El despacho del Doctor Anselmo López, Doctor en Medicina Interna, Hematólogo  y  Director del Hospital era tan austero y parco en detalles como la misma expresión de su rostro. Un par de estanterías repletas de libros en riguroso orden, un diván de piel y dos sillas frente a su mesa eran el único mobiliario. La réplica de un cráneo de Cro-Magnon y un ordenador de última generación completaban sus pertenencias visibles.

La mirada aparentemente vacua del director contempló su melena de pelo negro, las firmes caderas que destacaban nítidas pese al uniforme y la porción de sus bien modeladas piernas que quedaban al descubierto. Pese a que no quedara patente el menor gesto que declarase  aquel escrutinio al que fue sometida,  María reconoció aquella mirada,  idéntica  a la  que descubrió las dos veces que estuvo en su presencia anteriormente. Le hizo un gesto con la mano para que tomara asiento.  

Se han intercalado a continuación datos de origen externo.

template <int EPI, int NB, bool RES>
A3D_DEV void persist_epilogue(const GemmParams& p, f32x16_t (&acc)[NB][2], float* const stg, const float* const bias_lds,
                              const uint16_t* const rowbias_lds, const int64_t m0, const int64_t n0, const int wm, const int wblk,
                              const int wblk_last, const int lane) {
  const int l31 = lane & 31, g = lane >> 5;
  constexpr int SROW = 68;
  constexpr int NP = (NB + 1) / 2;
  u32x4_t rres[RES ? 2 : 1][RES ? 4 : 1];
  auto pass_cols = [&](int ps) { return (2 * ps + 1 < NB) ? 64 : 32; };
  auto pass_col0 = [&](int ps) { return ((2 * ps + 1 < NB) ? wblk + 2 * ps : wblk_last) * 32; };
  auto load_res = [&](int pi, int slot) {
    if constexpr (RES) {
      const int tm = pi / NP, ps = pi % NP;
      const int64_t mbase = m0 + wm * 64 + tm * 32;
      const int64_t nbase = n0 + pass_col0(ps);
      if (pass_cols(ps) == 64) {
#pragma unroll
        for (int j = 0; j < 4; ++j) {
          const int64_t m = mbase + 8 * j + (lane >> 3);
          rres[slot][j] = *reinterpret_cast<const u32x4_t*>(p.R + m * p.ldr + nbase + 8 * (lane & 7));
        }
      } else {
#pragma unroll
        for (int j = 0; j < 2; ++j) {
          const int64_t m = mbase + 16 * j + (lane >> 2);
          rres[slot][j] = *reinterpret_cast<const u32x4_t*>(p.R + m * p.ldr + nbase + 8 * (lane & 3));
        }
      }
    }
  };
  if constexpr (RES) load_res(0, 0);
  if constexpr (EPI == EPI_GEGLU || !RES) {
    constexpr int RS = (EPI == EPI_GEGLU) ? 64 : 128;
    char* const stg16 = reinterpret_cast<char*>(stg);
    const int wsw = (EPI == EPI_GEGLU) ? ((l31 >> 1) & 3) : (l31 & 7);
    const int whalf = 8 * (g ^ ((l31 >> 3) & 1));
    auto unswap = [](u32x4_t o, int row) {
      const bool sw = row & 8;
      u32x4_t r;
      r[0] = sw ? o[2] : o[0]; r[1] = sw ? o[3] : o[1]; r[2] = sw ? o[0] : o[2]; r[3] = sw ? o[1] : o[3];
      return r;
    };
    constexpr int BUF2 = 32 * RS;
#pragma unroll
    for (int pi = 0; pi < 2 * NP; ++pi) {
      const int tm = pi / NP, ps = pi % NP;
      const int ncol = pass_cols(ps);
      const int64_t mbase = m0 + wm * 64 + tm * 32;
      const int64_t nbase = n0 + pass_col0(ps);
      char* const sb = stg16 + (pi & 1) * BUF2;
      if constexpr (EPI == EPI_GEGLU) {
        u32x4_t bq[2][4];
        auto fetch = [&](int q2, int slot) __attribute__((always_inline)) {
#pragma unroll
          for (int h = 0; h < 2; ++h) {
            const int c0 = 8 * (2 * q2 + h) + 4 * g;
            bq[slot][2 * h] = lds_vload128(bias_lds + pass_col0(ps) + c0);
            bq[slot][2 * h + 1] = lds_vload128(bias_lds + pass_col0(ps) + 32 + c0);
          }
        };
        fetch(0, 0);
#pragma unroll
        for (int q2 = 0; q2 < 2; ++q2) {
          if (q2 + 1 < 2) fetch(q2 + 1, (q2 + 1) & 1);
          __builtin_amdgcn_sched_barrier(0);
          float hv[8], gv[8], bh[8], bg[8], y[8];
#pragma unroll
          for (int h = 0; h < 2; ++h) {
            const u32x4_t b0 = bq[q2 & 1][2 * h], b1 = bq[q2 & 1][2 * h + 1];
#pragma unroll
            for (int j = 0; j < 4; ++j) { bh[4 * h + j] = __uint_as_float(b0[j]); bg[4 * h + j] = __uint_as_float(b1[j]); }
#pragma unroll
            for (int j = 0; j < 4; ++j) { hv[4 * h + j] = acc[2 * ps][tm][4 * (2 * q2 + h) + j]; gv[4 * h + j] = acc[2 * ps + 1][tm][4 * (2 * q2 + h) + j]; }
          }
          geglu8(hv, gv, bh, bg, y);
#pragma unroll
          for (int h = 0; h < 2; ++h) {
            u32x2_t o;
            o[0] = pack16(y[4 * h], y[4 * h + 1]);
            o[1] = pack16(y[4 * h + 2], y[4 * h + 3]);
            *reinterpret_cast<u32x2_t*>(sb + l31 * RS + 16 * ((2 * q2 + h) ^ wsw) + whalf) = o;
          }
        }
        wave_lds_fence();
        const int cc = lane & 3;
        const int64_t oc = nbase / 2 + 8 * cc;
        u32x4_t ob[2];
#pragma unroll
        for (int j = 0; j < 2; ++j) {
          const int row = 16 * j + (lane >> 2);
          ob[j] = *reinterpret_cast<const u32x4_t*>(sb + row * RS + 16 * (cc ^ ((row >> 1) & 3)));
        }
#pragma unroll
        for (int j = 0; j < 2; ++j) {
          const int row = 16 * j + (lane >> 2);
          const int64_t m = mbase + row;
          const u32x4_t o = unswap(ob[j], row);
#ifdef A3D_ABLATIONS
          if (p.abl & 2) { asm volatile("" :: "v"(o[0]), "v"(o[1]), "v"(o[2]), "v"(o[3])); continue; }
          *reinterpret_cast<u32x4_t*>(p.Y + ((p.abl & 1) ? (m & 255) : m) * p.ldy + oc) = o;
#else
          *reinterpret_cast<u32x4_t*>(p.Y + m * p.ldy + oc) = o;
#endif
        }
      } else {
        constexpr int NQ = 8;
        const int nq = (2 * ps + 1 < NB) ? 8 : 4;
        u32x4_t bq[3];
        u32x2_t tq[3];
        auto fetch = [&](int idx, int slot) __attribute__((always_inline)) {
          const int c0 = (idx >> 2) * 32 + 8 * (idx & 3) + 4 * g;
          bq[slot] = lds_vload128(bias_lds + pass_col0(ps) + c0);
          tq[slot] = lds_vload64(rowbias_lds + pass_col0(ps) + c0);
        };
        auto quads = [&](auto with_c) __attribute__((always_inline)) {
          constexpr bool WITH = decltype(with_c)::value;
          if constexpr (WITH) { fetch(0, 0); fetch(1, 1); }
#pragma unroll
          for (int idx = 0; idx < NQ; ++idx) {
            if (idx >= nq) continue;
            const int tl = idx >> 2, q = idx & 3;
            const int tn = 2 * ps + tl;
            if constexpr (WITH) {
              if (idx + 2 < nq) fetch(idx + 2, (idx + 2) % 3);
              __builtin_amdgcn_sched_barrier(0);
            }
            float v[4] = {acc[tn][tm][4 * q], acc[tn][tm][4 * q + 1], acc[tn][tm][4 * q + 2], acc[tn][tm][4 * q + 3]};
            if constexpr (WITH) {
              const u32x4_t b = bq[idx % 3];
              v[0] += __uint_as_float(b[0]); v[1] += __uint_as_float(b[1]); v[2] += __uint_as_float(b[2]); v[3] += __uint_as_float(b[3]);
              const u32x2_t tb = tq[idx % 3];
              v[0] += lo16(tb[0]); v[1] += hi16(tb[0]); v[2] += lo16(tb[1]); v[3] += hi16(tb[1]);
            }
#pragma unroll
            for (int e = 0; e < 4; ++e) v[e] = epi_scale(v[e], p.alpha);
            u32x2_t o;
            o[0] = pack16(v[0], v[1]);
            o[1] = pack16(v[2], v[3]);
            *reinterpret_cast<u32x2_t*>(sb + l31 * RS + 16 * ((4 * tl + q) ^ wsw) + whalf) = o;
            if constexpr (WITH) __builtin_amdgcn_sched_barrier(0);
          }
        };
        if (p.bias || p.rowbias) quads(std::true_type{});
        else quads(std::false_type{});
        wave_lds_fence();
        const int lpr = ncol / 8;
        const int cc = lane & (lpr - 1);
        u32x4_t ob[4];
#pragma unroll
        for (int j = 0; j < 4; ++j) {
          if (j * (64 / lpr) >= 32) continue;
          const int row = (64 / lpr) * j + lane / lpr;
          ob[j] = *reinterpret_cast<const u32x4_t*>(sb + row * RS + 16 * (cc ^ (row & 7)));
        }
#pragma unroll
        for (int j = 0; j < 4; ++j) {
          if (j * (64 / lpr) >= 32) continue;
          const int row = (64 / lpr) * j + lane / lpr;
          const int64_t m = mbase + row;
          const u32x4_t o = unswap(ob[j], row);
#ifdef A3D_ABLATIONS
          if (p.abl & 2) { asm volatile("" :: "v"(o[0]), "v"(o[1]), "v"(o[2]), "v"(o[3])); continue; }
          *reinterpret_cast<u32x4_t*>(p.Y + ((p.abl & 1) ? (m & 255) : m) * p.ldy + nbase + 8 * cc) = o;
#else
          *reinterpret_cast<u32x4_t*>(p.Y + m * p.ldy + nbase + 8 * cc) = o;
#endif
        }
      }
    }
    return;
  }
#pragma unroll
  for (int pi = 0; pi < 2 * NP; ++pi) {
    const int tm = pi / NP, ps = pi % NP;
    const int ncol = pass_cols(ps);
    if constexpr (RES) { if (pi + 1 < 2 * NP) load_res(pi + 1, (pi + 1) & 1); }
#pragma unroll
    for (int tl = 0; tl < 2; ++tl) {
      const int tn = 2 * ps + tl;
      if (tn < NB) {
#pragma unroll
        for (int q = 0; q < 4; ++q) {
          float4 v;
          v.x = acc[tn][tm][4 * q]; v.y = acc[tn][tm][4 * q + 1]; v.z = acc[tn][tm][4 * q + 2]; v.w = acc[tn][tm][4 * q + 3];
          *reinterpret_cast<float4*>(stg + l31 * SROW + tl * 32 + 8 * q + 4 * g) = v;
        }
      }
    }
    wave_lds_fence();
    const int64_t mbase = m0 + wm * 64 + tm * 32;
    const int64_t nbase = n0 + pass_col0(ps);

    if constexpr (EPI == EPI_GEGLU) {
      const int cc = lane & 3;
      const int64_t oc = nbase / 2 + 8 * cc;
      float bh[8], bg[8];
      {
        const float* bl = bias_lds + (pass_col0(ps) + 8 * cc);
#pragma unroll
        for (int e = 0; e < 8; ++e) { bh[e] = bl[e]; bg[e] = bl[32 + e]; }
      }
#pragma unroll
      for (int j = 0; j < 2; ++j) {
        const int row = 16 * j + (lane >> 2);
        const int64_t m = mbase + row;
        const float4 h0 = *reinterpret_cast<const float4*>(stg + row * SROW + 8 * cc);
        const float4 h1 = *reinterpret_cast<const float4*>(stg + row * SROW + 8 * cc + 4);
        const float4 g0 = *reinterpret_cast<const float4*>(stg + row * SROW + 32 + 8 * cc);
        const float4 g1 = *reinterpret_cast<const float4*>(stg + row * SROW + 32 + 8 * cc + 4);
        const float hv[8] = {h0.x, h0.y, h0.z, h0.w, h1.x, h1.y, h1.z, h1.w};
        const float gv[8] = {g0.x, g0.y, g0.z, g0.w, g1.x, g1.y, g1.z, g1.w};
        float y[8];
        geglu8(hv, gv, bh, bg, y);
        u32x4_t o;
#pragma unroll
        for (int e = 0; e < 4; ++e) o[e] = pack16(y[2 * e], y[2 * e + 1]);
#ifdef A3D_ABLATIONS
        if (p.abl & 2) { asm volatile("" :: "v"(o[0]), "v"(o[1]), "v"(o[2]), "v"(o[3])); continue; }
        *reinterpret_cast<u32x4_t*>(p.Y + ((p.abl & 1) ? (m & 255) : m) * p.ldy + oc) = o;
#else
        *reinterpret_cast<u32x4_t*>(p.Y + m * p.ldy + oc) = o;
#endif
      }
    } else {
      const int lpr = ncol / 8;
      const int cc = lane & (lpr - 1);
      const int64_t n = nbase + 8 * cc;
      const int ncl = pass_col0(ps) + 8 * cc;
      float bv[8];
#pragma unroll
      for (int e = 0; e < 8; ++e) bv[e] = bias_lds[ncl + e];
      const u32x4_t tb = *reinterpret_cast<const u32x4_t*>(rowbias_lds + ncl);
#pragma unroll
      for (int j = 0; j < 4; ++j) {
        if (j * (64 / lpr) >= 32) continue;
        const int row = (64 / lpr) * j + lane / lpr;
        const int64_t m = mbase + row;
        const float4 a0 = *reinterpret_cast<const float4*>(stg + row * SROW + 8 * cc);
        const float4 a1 = *reinterpret_cast<const float4*>(stg + row * SROW + 8 * cc + 4);
        float v[8] = {a0.x, a0.y, a0.z, a0.w, a1.x, a1.y, a1.z, a1.w};
#pragma unroll
        for (int e = 0; e < 8; ++e) v[e] += bv[e];
#pragma unroll
        for (int e = 0; e < 4; ++e) { v[2 * e] += lo16(tb[e]); v[2 * e + 1] += hi16(tb[e]); }
#pragma unroll
        for (int e = 0; e < 8; ++e) v[e] = epi_scale(v[e], p.alpha);
        if constexpr (RES) {
          const u32x4_t tr = rres[pi & 1][j];
#pragma unroll
          for (int e = 0; e < 4; ++e) { v[2 * e] = epi_axpy(v[2 * e], p.beta, lo16(tr[e])); v[2 * e + 1] = epi_axpy(v[2 * e + 1], p.beta, hi16(tr[e])); }
        }
        u32x4_t o;
#pragma unroll
        for (int e = 0; e < 4; ++e) o[e] = pack16(v[2 * e], v[2 * e + 1]);
#ifdef A3D_ABLATIONS
        if (p.abl & 2) { asm volatile("" :: "v"(o[0]), "v"(o[1]), "v"(o[2]), "v"(o[3])); continue; }
        *reinterpret_cast<u32x4_t*>(p.Y + ((p.abl & 1) ? (m & 255) : m) * p.ldy + n) = o;
#else
        *reinterpret_cast<u32x4_t*>(p.Y + m * p.ldy + n) = o;
#endif
      }
    }
    wave_lds_fence();
  }
}
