#define MARS_INTERNAL __attribute__((visibility("hidden")))
#define ALIGN_UP(x, a) (((x) + (size_t)(a) - 1) & ~((size_t)(a) - 1))
#define NO_TENSOR 0xFFFFFFFFu
#define MAX_DIM_PRODUCT ((size_t)1 << 40)
#define ARENA_MAX ((size_t)1 << 40)
#define MAX_CHANNELS 65536
MARS_INTERNAL int mars_verbose(void);
#define VLOG(...) do { if (mars_verbose()) fprintf(stderr, "Mars: " __VA_ARGS__); } while (0)
MARS_INTERNAL void drop_graph(mars_model_ext_t *m);
MARS_INTERNAL mars_model_ext_t *mars_live_models(void);
MARS_INTERNAL void plan_switches_read(plan_switches_t *sw, int at_load);
MARS_INTERNAL mars_error_t build_plan(mars_model_ext_t *m);
MARS_INTERNAL mars_error_t upload_params(mars_model_ext_t *m);
MARS_INTERNAL mars_error_t alloc_batch(mars_model_ext_t *m, int n);
MARS_INTERNAL size_t elem_size(uint32_t dtype);
MARS_INTERNAL size_t shape_numel(const mars_tensor_t *d);
MARS_INTERNAL size_t reference_buffer_size(const mars_model_ext_t *m);
MARS_INTERNAL size_t arena_reserve(mars_model_ext_t *m, size_t bytes);
MARS_INTERNAL void blob_read(const mars_model_ext_t *m, size_t off, size_t n, void *dst);
MARS_INTERNAL int op_reads(const mars_op_t *o, int t);
MARS_INTERNAL int op_writes(const mars_op_t *o, int t);
MARS_INTERNAL size_t planned_stride(const mtensor_t *t);
MARS_INTERNAL int conv_i8_pre_fits(const mars_op_t *op, int frames, size_t in_stride, size_t out_stride);
MARS_INTERNAL void conv_i8_group_records(const mars_model_ext_t *m, int form, const mars_op_t *g[4], int side, int frames, int live, mhip_conv_i8_t *p);
MARS_INTERNAL int conv_i8_group_fits(const mars_model_ext_t *m, int form, const mars_op_t *g[4], int side, int frames);
MARS_INTERNAL void fuse_both_chain(mars_model_ext_t *m);
MARS_INTERNAL void plan_layer(mars_model_ext_t *m, int li);
MARS_INTERNAL void fold_silu(mars_model_ext_t *m, int f32);
MARS_INTERNAL void fuse_lut(mars_model_ext_t *m);
MARS_INTERNAL void nhwc_internal(mars_model_ext_t *m);
MARS_INTERNAL void fold_add(mars_model_ext_t *m, int f32);
MARS_INTERNAL void virtual_concat(mars_model_ext_t *m);
MARS_INTERNAL void elide_concat(mars_model_ext_t *m);
MARS_INTERNAL void trim_concat(mars_model_ext_t *m);
MARS_INTERNAL void fuse_pool_chains(mars_model_ext_t *m);
MARS_INTERNAL void pair_convs(mars_model_ext_t *m);
MARS_INTERNAL void fuse_bottleneck(mars_model_ext_t *m);
MARS_INTERNAL void fuse_post(mars_model_ext_t *m);
MARS_INTERNAL void fuse_split(mars_model_ext_t *m);
MARS_INTERNAL void fuse_split_chain(mars_model_ext_t *m);
MARS_INTERNAL void pad_output_rows(mars_model_ext_t *m);
MARS_INTERNAL void virtual_concat_q(mars_model_ext_t *m);
MARS_INTERNAL void f32_policy(mars_model_ext_t *m);
MARS_INTERNAL void zero_tail_f32(mars_model_ext_t *m);
MARS_INTERNAL void pair_convs_f32(mars_model_ext_t *m);
MARS_INTERNAL void rec_pairs(mars_model_ext_t *m);
MARS_INTERNAL void virtual_concat_f32(mars_model_ext_t *m);
MARS_INTERNAL void plan_check(mars_model_ext_t *m);
MARS_INTERNAL int mars_preproc_prepare(int w, int h, int tw, int th);
MARS_INTERNAL int mars_preproc_prepare_nv12(int w, int h, int tw, int th, int frames);

MARS_INTERNAL void mars_roi_release(mars_model_ext_t *m);

static inline int mars_scale_ok(float s) { return s > 0 && isfinite(s); }
static inline mars_error_t mars_stage_guard(const mars_model_ext_t *m) {
    if (!m->act_dev || !mhip_ready()) return MARS_ERR_NNA_INIT_FAILED;
    return m->pipe ? MARS_ERR_INVALID_TENSOR : MARS_OK;
}
static inline int mars_has_dets(const mars_model_ext_t *m) { return m->det_dev && m->det_counts_dev && m->det_cap >= m->batch; }
typedef struct { int tid, nhwc, tw, th; int8_t *dev; size_t stride; } mars_pixel_input_t;
MARS_INTERNAL mars_error_t mars_pixel_input(const mars_model_ext_t *m, int input_index, int geometry_only, mars_pixel_input_t *out);
MARS_INTERNAL mars_error_t mars_aux_behind_current(void **ev);
MARS_INTERNAL size_t mars_block_layout(const size_t *sz, int n, size_t *off);
MARS_INTERNAL mars_error_t mars_block_reserve(mars_block_t *b, size_t total, int with_events, int *fresh);
MARS_INTERNAL void mars_block_release(mars_block_t *b);
MARS_INTERNAL float mars_block_ms(const mars_block_t *b);
MARS_INTERNAL mars_error_t mars_block_fetch(const mars_block_t *b, const mars_block_part_t *parts, int n, int *tail_pending);
MARS_INTERNAL mars_error_t mars_side_reserve(mars_det_side_t *s, int frames, size_t rec);
MARS_INTERNAL void mars_side_release(mars_det_side_t *s);
MARS_INTERNAL mars_error_t mars_side_fetch(const mars_det_side_t *s, void *dst, size_t rec);
MARS_INTERNAL mars_error_t mars_scatter_on_aux(mars_model_ext_t *det, mars_model_ext_t *m, const mars_block_t *src, size_t top_off, int top_k,
                                               mars_det_side_t *side);
MARS_INTERNAL mars_error_t mars_side_tensor(const mars_model_ext_t *m, int T, int want_c, int want_h, int want_w, mars_side_tensor_t *out);
MARS_INTERNAL int mars_lut_stale(const mars_lut_cache_t *c, int n, const float key[4][2]);
MARS_INTERNAL mars_error_t mars_lut_refresh(mars_lut_cache_t *c, void *dst, int n, const float key[4][2], const float *tab, size_t floats_per_head);
MARS_INTERNAL void mars_stages_release(mars_model_ext_t *m);

MARS_INTERNAL int mars_tensor_chw(const mars_tensor_t *d, int *c, int *h, int *w);
MARS_INTERNAL int mars_locate_i8(const mars_model_ext_t *m, int T, int ch, int hh, int ww, int any_writer, int *buf, int *off, int *pix_step, int *ch_step);
MARS_INTERNAL mars_error_t mars_own_det_buffers(mars_model_ext_t *m);
MARS_INTERNAL mars_error_t mars_tail_on_aux(mars_model_ext_t *m, int (*launch)(struct mars_model_ext *, const void *, void *, int *), const void *cfg);

mars_error_t mars_detect_prepare(mars_model_ext_t *m, const int *output_indices, int n_outputs);
int mars_detect_launch(mars_model_ext_t *m, const int *output_indices, int n_outputs, float nms_thresh, void *dets_dev,
                       int *counts_dev);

- En los tres últimos años, María,  he seguido muy estrechamente el funcionamiento de las plantas segunda, tercera, y quinta. –comenzó a decir con  su característico tono didáctico- .Ayudado por otros doctores del Hospital hemos llegado a una evidente y contrastada conclusión que, como sospechaba,  refuerza la tesis que defendí en mi doctorado.

Una especie de alarma se encendió en la mente de María. Ella era la responsable de esas plantas y que supiera no tenía conocimiento de deficiencia alguna. El rostro de la Esfinge, ese era el mote que le dedicaban muchos médicos y casi todo el cuerpo de Enfermería, permanecía inescrutable, semejando al terrible ser mitológico. Nadie deseaba estar en aquel despacho por si ello traía consecuencias.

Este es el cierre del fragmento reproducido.